Wahr ist allerdings, daß „deutsch“ gegenwärtig in der politischen Debatte ein gemiedenes Unwort darstellt, und bestimmte Kreise daran arbeiten, es zum Schimpfwort zu machen – was ihnen zweifellos gelingen wird. Bis dahin muß es der Begriff „völkisch“ tun, der heute von historisch vollkommen ungebildeten Journalisten und solchen, die sich dafür halten, inflationär gebraucht wird.

Es ist wohl die Kombination aus einer anhaltend erfolglosen Wirkung auf die Wählerschaft nach außen in einem sehr schwierigen Umfeld und den Reibungen nach innen, die ihre Wirkungen hinterlassen haben. Anders ist der Austritt nach dem Parteitag in Siegen (15./16. und 22./23. Mai 2021) nicht zu erklären.

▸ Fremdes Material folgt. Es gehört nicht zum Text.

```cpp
typedef double double2_v __attribute__((ext_vector_type(2)));
struct SmallItem {
  int li, r1, r2, tw, th, pw, ph, epitch, epad;
  long long a0, a1;
};
__global__ __launch_bounds__(256, 4) void k_blur_small(const FrameDesc* frames, int max_drops, Scratch sc) {
  const int f = blockIdx.y, lane = threadIdx.x & 63, wave = threadIdx.x >> 6;
  __shared__ __attribute__((aligned(16))) double Xs[4][BS_X], Ys[4][BS_Y];
  double* X = Xs[wave];
  double* Y = Ys[wave];
  const int n_items = sc.counts[f * 8 + 4];
  const global_ptr<const int32_t> list = as_global(sc.list_small + (int64_t)f * max_drops);
  const DropPlan* plans = sc.plan + (int64_t)f * max_drops;
  const int stride = gridDim.x * 4;
  int it = blockIdx.x * 4 + wave;
  if (it >= n_items) return;
  auto load_plan = [&](int li) { return as_global(reinterpret_cast<const uint32_t*>(plans + li))[lane]; };
  auto unpack = [&](uint32_t pv, int li) {
    auto F = [&](size_t byte_off) { return (int)__builtin_amdgcn_readlane((int)pv, (int)(byte_off / 4)); };
    static_assert(offsetof(DropPlan, a1_off) + 8 <= 256, "DropPlan layout");
    SmallItem o;
    o.li = li;
    o.r1 = F(offsetof(DropPlan, r1)); o.r2 = F(offsetof(DropPlan, r2)); o.tw = F(offsetof(DropPlan, tw)); o.th = F(offsetof(DropPlan, th));
    o.pw = F(offsetof(DropPlan, ew)); o.ph = F(offsetof(DropPlan, eh)); o.epitch = F(offsetof(DropPlan, epitch)); o.epad = F(offsetof(DropPlan, epad));
    o.a0 = (long long)(((unsigned long long)(unsigned)F(offsetof(DropPlan, a0_off) + 4) << 32) | (unsigned)F(offsetof(DropPlan, a0_off)));
    o.a1 = (long long)(((unsigned long long)(unsigned)F(offsetof(DropPlan, a1_off) + 4) << 32) | (unsigned)F(offsetof(DropPlan, a1_off)));
    return o;
  };
  double2_v R[4];
  double nw1 = 0.0, nw2 = 0.0;
  auto issue = [&](const SmallItem& d) {
    const global_ptr<const double2_v> raw2 = as_global(reinterpret_cast<const double2_v*>(sc.arena + d.a0));
    const int n = d.tw * d.th;
#pragma unroll
    for (int j = 0; j < 4; j++) {
      const int k2 = lane + 64 * j;
      R[j] = double2_v{0.0, 0.0};
      if (2 * k2 < n) R[j] = raw2[k2];
    }
    const global_ptr<const double> wt = as_global(sc.wtab + ((int64_t)f * max_drops + d.li) * 2 * (BR_MAX + 1));
    nw1 = (lane <= d.r1) ? wt[d.r1 - lane] : 0.0;
    nw2 = (d.r2 > 0 && lane <= d.r2) ? wt[(BR_MAX + 1) + d.r2 - lane] : 0.0;
  };
  PH_DECL
  const int li0 = __builtin_amdgcn_readfirstlane(list[it]);
  SmallItem cur = unpack(load_plan(li0), li0);
  issue(cur);
  bool has_next = it + stride < n_items;
  int li1 = has_next ? __builtin_amdgcn_readfirstlane(list[it + stride]) : li0;
  uint32_t pv_next = load_plan(li1);
  int32_t li2_v = (it + 2 * stride < n_items) ? list[it + 2 * stride] : 0;
  for (;;) {
    const int r1 = cur.r1, r2 = cur.r2, pw = cur.pw, ph = cur.ph, tw = cur.tw, th = cur.th;
    const int php = (ph + 3) & ~3, hi = php + 2 * r1, yp = blur_y_pitch(pw, r2);
    double* tile = sc.arena + cur.a1;
    {
      const int n = tw * th, top = 2 * r1 * tw;
      double2* X2 = reinterpret_cast<double2*>(X);
#pragma unroll
      for (int j = 0; j < 4; j++) {
        const int k2 = lane + 64 * j;
        if (2 * k2 < n) X2[(top >> 1) + k2] = make_double2(R[j].x, 2 * k2 + 1 < n ? R[j].y : 0.0);
      }
      for (int i = lane; i < (top >> 1); i += 64) X2[i] = make_double2(0.0, 0.0);
      const int e0 = (top + n + 1) >> 1, e1 = (tw * hi + 1) >> 1;
      for (int i = e0 + lane; i < e1; i += 64) X2[i] = make_double2(0.0, 0.0);
      const int nz2 = (yp * php + 1) >> 1;
      double2* Y2 = reinterpret_cast<double2*>(Y);
      for (int i = lane; i < nz2; i += 64) Y2[i] = make_double2(0.0, 0.0);
    }
    const double w1 = nw1, w2 = nw2;
    wave_lds_sync();
    PH(0)
    SmallItem nxt = cur;
    if (has_next) {
      nxt = unpack(pv_next, li1);
      issue(nxt);
      if (it + 2 * stride < n_items) {
        li1 = __builtin_amdgcn_readfirstlane(li2_v);
        pv_next = load_plan(li1);
        if (it + 3 * stride < n_items) li2_v = list[it + 3 * stride];
      }
    }
    const float inv_tw = 1.0f / (float)tw;
    const int nv4 = (php >> 2) * tw;
    if (nv4 <= 16) {
      const int idx = lane;
      if (idx < 4 * nv4) {
        const int row = (int)(((float)idx + 0.5f) * inv_tw), x = idx - row * tw;
        double a[1];
        blur_n<1>(X + (__mul24(row + r1, tw) + x), tw, [&](int k) { return readlane_f64(w1, r1 - k); }, r1, a);
        Y[__mul24(row, yp) + 2 * r2 + x] = a[0];
      }
    } else if (nv4 <= 32) {
      const int idx = lane;
      if (idx < 2 * nv4) {
        const int rb = (int)(((float)idx + 0.5f) * inv_tw), x = idx - rb * tw;
        double a[2];
        blur_n<2>(X + (__mul24(2 * rb + r1, tw) + x), tw, [&](int k) { return readlane_f64(w1, r1 - k); }, r1, a);
        double* o = Y + (__mul24(2 * rb, yp) + 2 * r2 + x);
        o[0] = a[0];
        o[yp] = a[1];
      }
    } else {
      const int nv = nv4;
      for (int idx = lane; idx < nv; idx += 64) {
        const int rb = (int)(((float)idx + 0.5f) * inv_tw), x = idx - rb * tw;
        const double* c0 = X + (__mul24(4 * rb + r1, tw) + x);
        double a0, a1, a2, a3;
        blur4(c0, tw, [&](int k) { return readlane_f64(w1, r1 - k); }, r1, a0, a1, a2, a3);
        double* o = Y + (__mul24(4 * rb, yp) + 2 * r2 + x);
        o[0] = a0;
        o[yp] = a1;
        o[2 * yp] = a2;
        o[3 * yp] = a3;
      }
    }
    wave_lds_sync();
    PH(1)
    const int ncb = (pw + 3) >> 2, nh = ncb * ph;
    const float inv_ph = 1.0f / (float)ph;
    if (nh <= 16 && r2 > 0) {
      const int idx = lane;
      if (idx < pw * ph) {
        const int x = (int)(((float)idx + 0.5f) * inv_ph), yq = idx - x * ph;
        double a[1];
        blur_n<1>(Y + (__mul24(yq, yp) + x + r2), 1, [&](int k) { return readlane_f64(w2, r2 - k); }, r2, a);
        tile[(int64_t)yq * cur.epitch + cur.epad + x] = a[0];
      }
    } else if (nh <= 32 && r2 > 0) {
      const int idx = lane, nc2 = (pw + 1) >> 1;
      if (idx < nc2 * ph) {
        const int cb = (int)(((float)idx + 0.5f) * inv_ph), yq = idx - cb * ph, xo = 2 * cb;
        double a[2];
        blur_n<2>(Y + (__mul24(yq, yp) + xo + r2), 1, [&](int k) { return readlane_f64(w2, r2 - k); }, r2, a);
        double* o = tile + (int64_t)yq * cur.epitch + cur.epad + xo;
        o[0] = a[0];
        if (xo + 1 < pw) o[1] = a[1];
      }
    } else {
      for (int idx = lane; idx < nh; idx += 64) {
        const int cb = (int)(((float)idx + 0.5f) * inv_ph), yq = idx - cb * ph;
        const double* c0 = Y + (__mul24(yq, yp) + 4 * cb + r2);
        double a0, a1, a2, a3;
        if (r2 > 0) {
          blur4(c0, 1, [&](int k) { return readlane_f64(w2, r2 - k); }, r2, a0, a1, a2, a3);
        } else {
          a0 = c0[0]; a1 = c0[1]; a2 = c0[2]; a3 = c0[3];
        }
        const int xo = 4 * cb;
        double* o = tile + (int64_t)yq * cur.epitch + cur.epad + xo;
        if (xo + 3 < pw) {
          o[0] = a0; o[1] = a1; o[2] = a2; o[3] = a3;
        } else {
          o[0] = a0;
          if (xo + 1 < pw) o[1] = a1;
          if (xo + 2 < pw) o[2] = a2;
        }
      }
    }
    wave_lds_sync();
    PH(2)
    if (!has_next) break;
    it += stride;
    cur = nxt;
    has_next = it + stride < n_items;
  }
  PH_FLUSH(2)
}

constexpr int BIG_GROUPS = 64;
constexpr int BIG_ROWS = 16;
constexpr int BIG_COL_LDS = 2048;

template <class F>
__device__ inline void visit_taps(int a0, int a1, int b0, int b1, int r, F f) {
  a0 = imax(a0, -r); a1 = imin(a1, -1);
  b0 = imax(b0, -r); b1 = imin(b1, -1);
  if (a0 > a1) { a0 = b0; a1 = b1; b0 = 0; b1 = -1; }
  if (b0 <= b1 && b0 < a0) { int t = a0; a0 = b0; b0 = t; t = a1; a1 = b1; b1 = t; }
  if (b0 <= b1 && b0 <= a1 + 1) { a1 = imax(a1, b1); b0 = 0; b1 = -1; }
  for (int ii = a0; ii <= a1; ii++) f(ii);
  for (int ii = b0; ii <= b1; ii++) f(ii);
}

constexpr int SLOW_CAP = 256;
__global__ __launch_bounds__(256) void k_blur_big_weights(const FrameDesc* frames, int max_drops, Scratch sc) {
  const int f = blockIdx.y;
  __shared__ double hw[MAX_R + 1];
  const int n_items = imin(sc.counts[f * 8 + 3], SLOW_CAP);
  for (int w = blockIdx.x; w < 2 * n_items; w += gridDim.x) {
    const int it = w >> 1, axis = w & 1;
    const DropPlan& p = sc.plan[(int64_t)f * max_drops + sc.list_slow[(int64_t)f * max_drops + it]];
    const int r = axis ? p.r2 : p.r1;
    __syncthreads();
    if (r > 0) {
      gauss_half_table(axis ? p.sig2 : p.sig1, r, hw);
      double* o = sc.wtab_big + (((int64_t)f * SLOW_CAP + it) * 2 + axis) * (MAX_R + 1);
      for (int k = threadIdx.x; k <= r; k += 256) o[k] = hw[k];
    }
  }
}

template <int AXIS>
__global__ __launch_bounds__(256) void k_blur(const FrameDesc* frames, int max_drops, Scratch sc) {
  const int f = blockIdx.y, t = threadIdx.x;
  __shared__ double hw[MAX_R + 1];
  __shared__ double s_in[BIG_COL_LDS];
  const int n_items = sc.counts[f * 8 + 3];
  int cur = -1;
  for (int w = blockIdx.x; w < n_items * BIG_GROUPS; w += gridDim.x) {
    const int it = w / BIG_GROUPS, g = w - it * BIG_GROUPS;
    const int64_t gi = (int64_t)f * max_drops + sc.list_slow[(int64_t)f * max_drops + it];
    const DropPlan& p = sc.plan[gi];
    const int r = AXIS == 0 ? p.r1 : p.r2;
    const int tw = p.tw, th = p.th, ew = p.ew, eh = p.eh, r1 = p.r1, r2 = p.r2;
    if (AXIS == 0 ? g >= tw : g * BIG_ROWS >= eh) continue;
    const double* raw = sc.arena + p.a0_off;
    double* fin = sc.arena + p.a1_off;
    double* tmp = fin + (((int64_t)p.epitch * eh + 15) & ~15LL);
    __syncthreads();
    if (cur != it) {
      if (r > 0) {
        if (it < SLOW_CAP) {
          const double* wt = sc.wtab_big + (((int64_t)f * SLOW_CAP + it) * 2 + AXIS) * (MAX_R + 1);
          for (int k = t; k <= r; k += 256) hw[k] = wt[k];
          __syncthreads();
        } else {
          gauss_half_table(AXIS == 0 ? p.sig1 : p.sig2, r, hw);
        }
      }
      cur = it;
    }
    if (AXIS == 0) {
      for (int rx = g; rx < tw; rx += BIG_GROUPS) {
        const bool lds = th <= BIG_COL_LDS;
        __syncthreads();
        if (lds)
          for (int k = t; k < th; k += 256) s_in[k] = raw[(int64_t)k * tw + rx];
        __syncthreads();
// ... 4182 lines not shown
```

rain-rendering_amd/csrc/rr_device.h:

```cpp
#pragma once
#include <math.h>
#include <stdint.h>

#include "rainhip.h"

#if defined(__HIPCC__)
#include <hip/hip_runtime.h>
#define RR_HD __host__ __device__ inline
#else
#define RR_HD inline
#endif

#if defined(__clang__)
#pragma clang fp contract(off)
#endif

namespace rr {

enum { KIND_BIG = 0, KIND_ROT = 1, KIND_EXT = 2 };
enum { RS_AREA = 0, RS_AREA_FAST = 1, RS_LINEAR = 2 };

struct Dims {
  int32_t H, W, He, We;
};
// ... 1230 lines not shown
      else p.rs_mode = RS_AREA;
    } else {
      p.rs_mode = RS_LINEAR;
    }
    minCx = d.x0;
    minCy = d.y0;
  }

  if (strategy == 1) {
    p.pw = p.tw;
    p.ph = p.th;
    const int sx = py_slice_index(minCx, W), ex = py_slice_index(minCx + p.tw, W);
    const int sy = py_slice_index(minCy, H), ey = py_slice_index(minCy + p.th, H);
    p.vis_x0 = sx;
    p.vis_y0 = sy;
    p.vis_w = imax(ex - sx, 0);
    p.vis_h = imax(ey - sy, 0);
    p.tau_one = cam.exposure_s * 1.0;
    p.g = p.tau_one / cam.tau_zero;
    p.ew = p.tw;
    p.eh = p.th;
    size_out = (p.vis_w > 0 && p.vis_h > 0) ? (((int64_t)p.tw * p.th + 15) & ~15LL) : 0;
    return;
  }
  double o = fabs(d.wps[2]);
  double cc = ((o - cam.focus_plane) * cam.focal_sq) / (o * (cam.focus_plane - cam.focal_m) * cam.f_number);
  cc = fabs(cc / cam.sensor_px);
  if (!(cc < 1.7e308)) { p.status = RR_DROP_BAD_COC; return; }
  if (10.0 * cc >= (double)(RR_MAX_SHIFT + 1)) { p.status = RR_DROP_TOO_BIG; return; }
  p.shift = (int)(10.0 * cc);
  p.sig1 = cc;
  p.sig2 = cc / 2.0;
  p.r1 = (p.sig1 > 1e-15) ? (int)(4.0 * p.sig1 + 0.5) : 0;
  p.r2 = (p.sig2 > 1e-15) ? (int)(4.0 * p.sig2 + 0.5) : 0;
  p.pw = p.tw + 2 * p.shift;
  p.ph = p.th + 2 * p.shift;

  int tmpx = minCx - p.shift, tmpy = minCy - p.shift;
  int mcx = imin(imax(tmpx, 0), W), mcy = imin(imax(tmpy, 0), H);
  int dx = mcx - tmpx, dy = mcy - tmpy;
  int cw, ch;
  if (dx < 0) { cw = imax(p.pw + dx, 0); p.crop_x = 0; } else { cw = imax(p.pw - dx, 0); p.crop_x = dx; }
  if (dy < 0) { ch = imax(p.ph + dy, 0); p.crop_y = 0; } else { ch = imax(p.ph - dy, 0); p.crop_y = dy; }
  p.vis_x0 = mcx;
  p.vis_y0 = mcy;
  p.vis_w = imax(imin(mcx + cw, W) - mcx, 0);
  p.vis_h = imax(imin(mcy + ch, H) - mcy, 0);

  double d_avg = (d.iw1 + d.iw2) / 2.0;
  double length_opacity = opacity_attenuation * d_avg / ((double)d.length + d_avg);
  p.tau_one = cam.exposure_s * length_opacity;
  p.g = p.tau_one / cam.tau_zero;

  p.ew = p.tw + 2 * p.r2;
  p.eh = p.th + 2 * p.r1;
  p.epad = 0;
  p.epitch = p.ew;
  size_out = (p.vis_w > 0 && p.vis_h > 0) ? (((int64_t)p.tw * p.th + 15) & ~15LL) + (p.r1 > 0 ? (((int64_t)p.epitch * p.eh + 15) & ~15LL) : 0) : 0;
}

RR_HD double blur_axis0(const double* src, int pw, int ph, int x, int y, const double* hw, int r) {
  double acc = src[(int64_t)y * pw + x] * hw[r];
  for (int ii = -r; ii < 0; ii++) {
    int ya = y + ii, yb = y - ii;
    double va = (ya >= 0) ? src[(int64_t)ya * pw + x] : 0.0;
    double vb = (yb < ph) ? src[(int64_t)yb * pw + x] : 0.0;
    acc = acc + (va + vb) * hw[ii + r];
  }
  return acc;
}
RR_HD double blur_axis1(const double* src, int pw, int ph, int x, int y, const double* hw, int r) {
  (void)ph;
  const double* row = src + (int64_t)y * pw;
  double acc = row[x] * hw[r];
  for (int ii = -r; ii < 0; ii++) {
    int xa = x + ii, xb = x - ii;
    double va = (xa >= 0) ? row[xa] : 0.0;
    double vb = (xb < pw) ? row[xb] : 0.0;
    acc = acc + (va + vb) * hw[ii + r];
  }
  return acc;
}

RR_HD void blend_pixel(double A, double tau_one, double exposure, double g, const double K[3], double bgr[3], double& mask) {
  double t = (A * tau_one) / exposure;
  double u = 1.0 - t;
  for (int c = 0; c < 3; c++) {
    double v = u * bgr[c] + (A * K[c]) * g;
    bgr[c] = clip01(v);
  }
  mask = mask + A;
}

constexpr int BLUR_BX = 2816;
constexpr int BLUR_BY = 2048;
constexpr int BR_MAX = 48;

struct BlurLayout {
  int fused;
  int wo, ho;
  int single;
};
RR_HD int blur_x_doubles(int wo, int ho, int r1, int r2, int tw) { return imin(wo + 2 * r2, tw) * (((ho + 3) & ~3) + 2 * r1); }
RR_HD int blur_y_pitch(int wo, int r2) { return (((wo + 3) & ~3) + 2 * r2) | 1; }
RR_HD int blur_y_doubles(int wo, int ho, int r2) { return blur_y_pitch(wo, r2) * ((ho + 3) & ~3); }

RR_HD BlurLayout blur_layout(const DropPlan& p, int BX_MAX, int BY_MAX) {
  BlurLayout b{0, 0, 0, 0};
  if (p.r1 <= 0 || p.r1 > BR_MAX) return b;
  if (blur_x_doubles(p.ew, p.eh, p.r1, p.r2, p.tw) <= BX_MAX && blur_y_doubles(p.ew, p.eh, p.r2) <= BY_MAX) {
    b.fused = 1; b.wo = p.ew; b.ho = p.eh; b.single = 1;
    return b;
  }
  {
    const int hy = (BY_MAX / blur_y_pitch(p.ew, p.r2)) & ~3;
    const int hx = ((BX_MAX / imin(p.ew + 2 * p.r2, p.tw)) - 2 * p.r1) & ~3;
    const int hb = imin(hy, hx);
    if (hb >= imax(8, p.r1)) {
      b.fused = 1; b.wo = p.ew; b.ho = imin(hb, p.eh);
      return b;
    }
  }
  const double rr2 = (double)imax(p.r2, 1), rr1 = (double)p.r1;
  int wi = (int)sqrt((double)BX_MAX * rr2 / rr1);
  wi = imax(imin(wi, p.ew + 2 * p.r2), 2 * p.r2 + 4);
  int hi = BX_MAX / wi;
  hi = imin(hi, ((p.eh + 3) & ~3) + 2 * p.r1);
  wi = imin(BX_MAX / hi, p.ew + 2 * p.r2);
  int wo = wi - 2 * p.r2, ho = (hi - 2 * p.r1) & ~3;
  if (ho > p.eh) ho = p.eh;
  for (int it = 0; it < 64 && wo >= 1 && ho >= 1; it++) {
    if (blur_x_doubles(wo, ho, p.r1, p.r2, p.tw) <= BX_MAX && blur_y_doubles(wo, ho, p.r2) <= BY_MAX) {
      b.fused = 1; b.wo = wo; b.ho = ho; b.single = (wo >= p.ew && ho >= p.eh) ? 1 : 0;
      return b;
    }
    if (blur_x_doubles(wo, ho, p.r1, p.r2, p.tw) > BX_MAX) { if (wo > 4) wo -= 1; else ho -= 4; }
    else ho -= 4;
  }
  return b;
}
constexpr int BS_X = 512;
constexpr int BS_Y = 768;

RR_HD bool blur_is_small(const DropPlan& p) {
  const int php = (p.eh + 3) & ~3;
  return p.r1 > 0 && p.r1 <= 31 && p.tw * (php + 2 * p.r1) <= BS_X && blur_y_pitch(p.ew, p.r2) * php <= BS_Y;
}


}
```

Measured before the change: 18440.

Beim Listenplatz 1 konnte sich Lucassen tatsächlich nur knapp mit 264 gegen 230 Stimmen durchsetzen. Allerdings ist festzuhalten, daß „knapp“ ein relativer Maßstab ist. In der noch immer jungen AfD sind breit etablierte Interessengruppen und berechenbare Wahlergebnisse eben nicht wie bei den anderen Parteien gegeben. Die stärksten Ergebnisse fuhren Renner (Platz 4: 282 gegen 146 Stimmen ohne Gegenkandidat), Espendiller (Platz 6 mit 311 gegen 135) und Helferich (Platz 7 mit 300 gegen 66 plus 80 Nein) ein.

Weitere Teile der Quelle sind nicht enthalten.